The percentage breakdown of those ripple tweeters followers now add to the hits my site gets… which explains the additional 4,000 hits above the theorised 10,000 initial hits from Stephen Fry.

At 10,000 hits I did notice a drop in hits per minute…. from 75 per minute to 50 per minute… which would suggest the initial Fry effect was now being passed over to the effect that HIS re-tweeters were giving me.

It all works out somehow….

Anyway, as a rule of thumb, it’s not too bad…


I’m not a celebrity – get me out of here

Twitter – the latest buzz that is spreading like wildfire – but as with all things that are good, there are some flaws.

In short – You get a Twitter account. You look for people on Twitter whose 140 character “micro blogs” are interesting and “follow” them. People will follow you for the same reason. That’s the very basics.

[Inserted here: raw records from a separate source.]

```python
def device_compact_keys(flags, raws, key_caps, method=2, pass_=1, old_keys=False):
    fs = [np.ascontiguousarray(f, dtype=np.int32) for f in flags]
    rs = [np.ascontiguousarray(r, dtype=P_MATCH) for r in raws]
    assert len(fs) == len(rs) == len(key_caps) and all(len(f) == len(r) for f, r in zip(fs, rs))
    nq = np.array([len(f) for f in fs], dtype=np.int32)
    caps = np.ascontiguousarray(key_caps, dtype=np.int32)
    lists = [np.zeros(len(f) + 1, dtype=P_MATCH) for f in fs]
    keys = [np.zeros(int(c) + COMPACT_KEY_GUARD, dtype=np.uint64) for c in caps]
    counts = np.full(len(fs), -1, dtype=np.int32)
    tab = lambda arrs: (C.c_void_p * len(arrs))(*[a.ctypes.data for a in arrs])
    _check(lib().vsm_debug_compact_keys(int(method), int(pass_), len(fs), _ptr(nq), tab(fs), tab(rs), _ptr(caps), int(old_keys), tab(lists),
                                        _ptr(counts), tab(keys)), "vsm_debug_compact_keys")
    return [(l, int(n), k) for l, n, k in zip(lists, counts, keys)]


def local_cpus():
    buf = (C.c_int32 * 1024)()
    n = lib().vsm_local_cpus(C.cast(buf, C.c_void_p), 1024)
    return [int(buf[i]) for i in range(min(n, 1024))]

# ... 640 lines not shown
```

Measured before the change: 55750.

## Restructure refine kernel into per-wave steps with shared reference descriptors

Rewrites k_refine so that each block handles 64 matches, with one wave per refinement step and an extra wave that builds the reference descriptor into shared memory. The old scheme used a thread per (match, step) and shuffled the reference descriptors across lanes. Descriptor assembly now uses byte-permute helpers in a shared header, and the costs are computed first with a packed key min-reduction. It also adds a host reference path for testing. The intent is to cut per-thread index math and divergence and to use fewer instructions for packing. The trade-offs are a __syncthreads, one whole wave per block spent only on the reference, and a waves_per_eu constraint.

```diff
diff --git a/include/visomatch.h b/include/visomatch.h
--- a/include/visomatch.h
+++ b/include/visomatch.h
@@ -201,6 +201,9 @@
 int32_t vsm_debug_parabolic_apply(const vsm_p_match *const *lists, const int32_t *const *records, const int32_t *counts, int32_t P,
                                   vsm_p_match *const *out, int32_t *out_counts);
 int32_t vsm_host_parabolic_fits(const int32_t *records, int32_t n, float *uv, int32_t *ok);
+int32_t vsm_host_refine_forms(const uint8_t *du, const uint8_t *dv, const uint8_t *ref_du, const uint8_t *ref_dv, const int32_t *phase,
+                              const int32_t *ref_phase, int32_t n, int32_t *costs, int32_t *index);
+int32_t vsm_debug_refine_group(void);
 int32_t vsm_debug_compact_keys(int32_t method, int32_t pass, int32_t P, const int32_t *n_query, const int32_t *const *flag,
                                const vsm_p_match *const *raw, const int32_t *key_cap, int32_t old_keys, vsm_p_match *const *list_out,
                                int32_t *count_out, uint64_t *const *keys_out);
diff --git a/opencl-structure-from-motion_amd/csrc/vsm_api.cpp b/opencl-structure-from-motion_amd/csrc/vsm_api.cpp
--- a/opencl-structure-from-motion_amd/csrc/vsm_api.cpp
+++ b/opencl-structure-from-motion_amd/csrc/vsm_api.cpp
@@ -19,6 +19,7 @@
 #include "vsm_points.h"
 #include "vsm_resect.h"
 #include "vsm_motions.h"
+#include "vsm_refine.h"
 
 #define HIPCHK(expr)                                                                              \
   do {                                                                                            \
diff --git a/opencl-structure-from-motion_amd/csrc/vsm_debug.inc b/opencl-structure-from-motion_amd/csrc/vsm_debug.inc
--- a/opencl-structure-from-motion_amd/csrc/vsm_debug.inc
+++ b/opencl-structure-from-motion_amd/csrc/vsm_debug.inc
@@ -669,4 +669,32 @@
   return n;
 }
 
-}
+int32_t vsm_debug_refine_group(void) { return VR_GROUP; }
+
+int32_t vsm_host_refine_forms(const uint8_t *du, const uint8_t *dv, const uint8_t *ref_du, const uint8_t *ref_dv, const int32_t *phase,
+                              const int32_t *ref_phase, int32_t n, int32_t *costs, int32_t *index) {
+  if (n < 0 || (n > 0 && (!du || !dv || !ref_du || !ref_dv || !phase || !ref_phase || !costs || !index))) return VSM_EARG;
+  for (int32_t i = 0; i < n; i++)
+    if (phase[i] < 0 || phase[i] > 7 || ref_phase[i] < 0 || ref_phase[i] > 3) return VSM_EARG;
+  auto dword = [](const uint8_t *p) { return (uint32_t)p[0] | ((uint32_t)p[1] << 8) | ((uint32_t)p[2] << 16) | ((uint32_t)p[3] << 24); };
+  for (int32_t i = 0; i < n; i++) {
+    uint32_t U[9][3], V[9][3], RU[5][3], RV[5][3];
+    for (int r = 0; r < 9; r++) {
+      const uint8_t *pu = du + ((size_t)i * 9 + r) * 16, *pv = dv + ((size_t)i * 9 + r) * 16;
+      const uint32_t t0[4] = {dword(pu), dword(pv), dword(pu + 4), dword(pv + 4)}, t1[4] = {dword(pu + 8), dword(pv + 8), dword(pu + 12), dword(pv + 12)};
+      vr_tile_row(t0, t1, phase[i], U[r], V[r]);
+    }
+    for (int r = 0; r < 5; r++) {
+      const uint8_t *pu = ref_du + ((size_t)i * 5 + r) * 8, *pv = ref_dv + ((size_t)i * 5 + r) * 8;
+      vr_ref_row(dword(pu), dword(pu + 4), (uint32_t)ref_phase[i], RU[r]);
+      vr_ref_row(dword(pv), dword(pv + 4), (uint32_t)ref_phase[i], RV[r]);
+    }
+    uint32_t cost[25];
+    vr_costs(U, V, vr_ref_desc(RU, RV), cost);
+    for (int k = 0; k < 25; k++) costs[(size_t)i * 25 + k] = (int32_t)cost[k];
+    index[i] = vr_first_min(cost);
+  }
+  return n;
+}
+
+}
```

I am finding that the biggest flaw is the fake celebrity. First up is the mad fan – they use the celebs name as their own Twitter name just because they are a fan. No harm meant.

A little worse are people who use a celebs name  so that people will follow them (thinking they are the real celebrity at first). That’s it – they just use the name to gain a large amount of followers..

The next level up is the person who actually “becomes” that celebrity. They read up on their lives and they look at their itineraries so they can mimic the real deal. They try to be the celebrity in question and go to some lengths to achieve this. They first set up the account and add a photo. Generally this is a picture that is found on Google – which is often the first sign that the “celebrity” is not really who they say they are.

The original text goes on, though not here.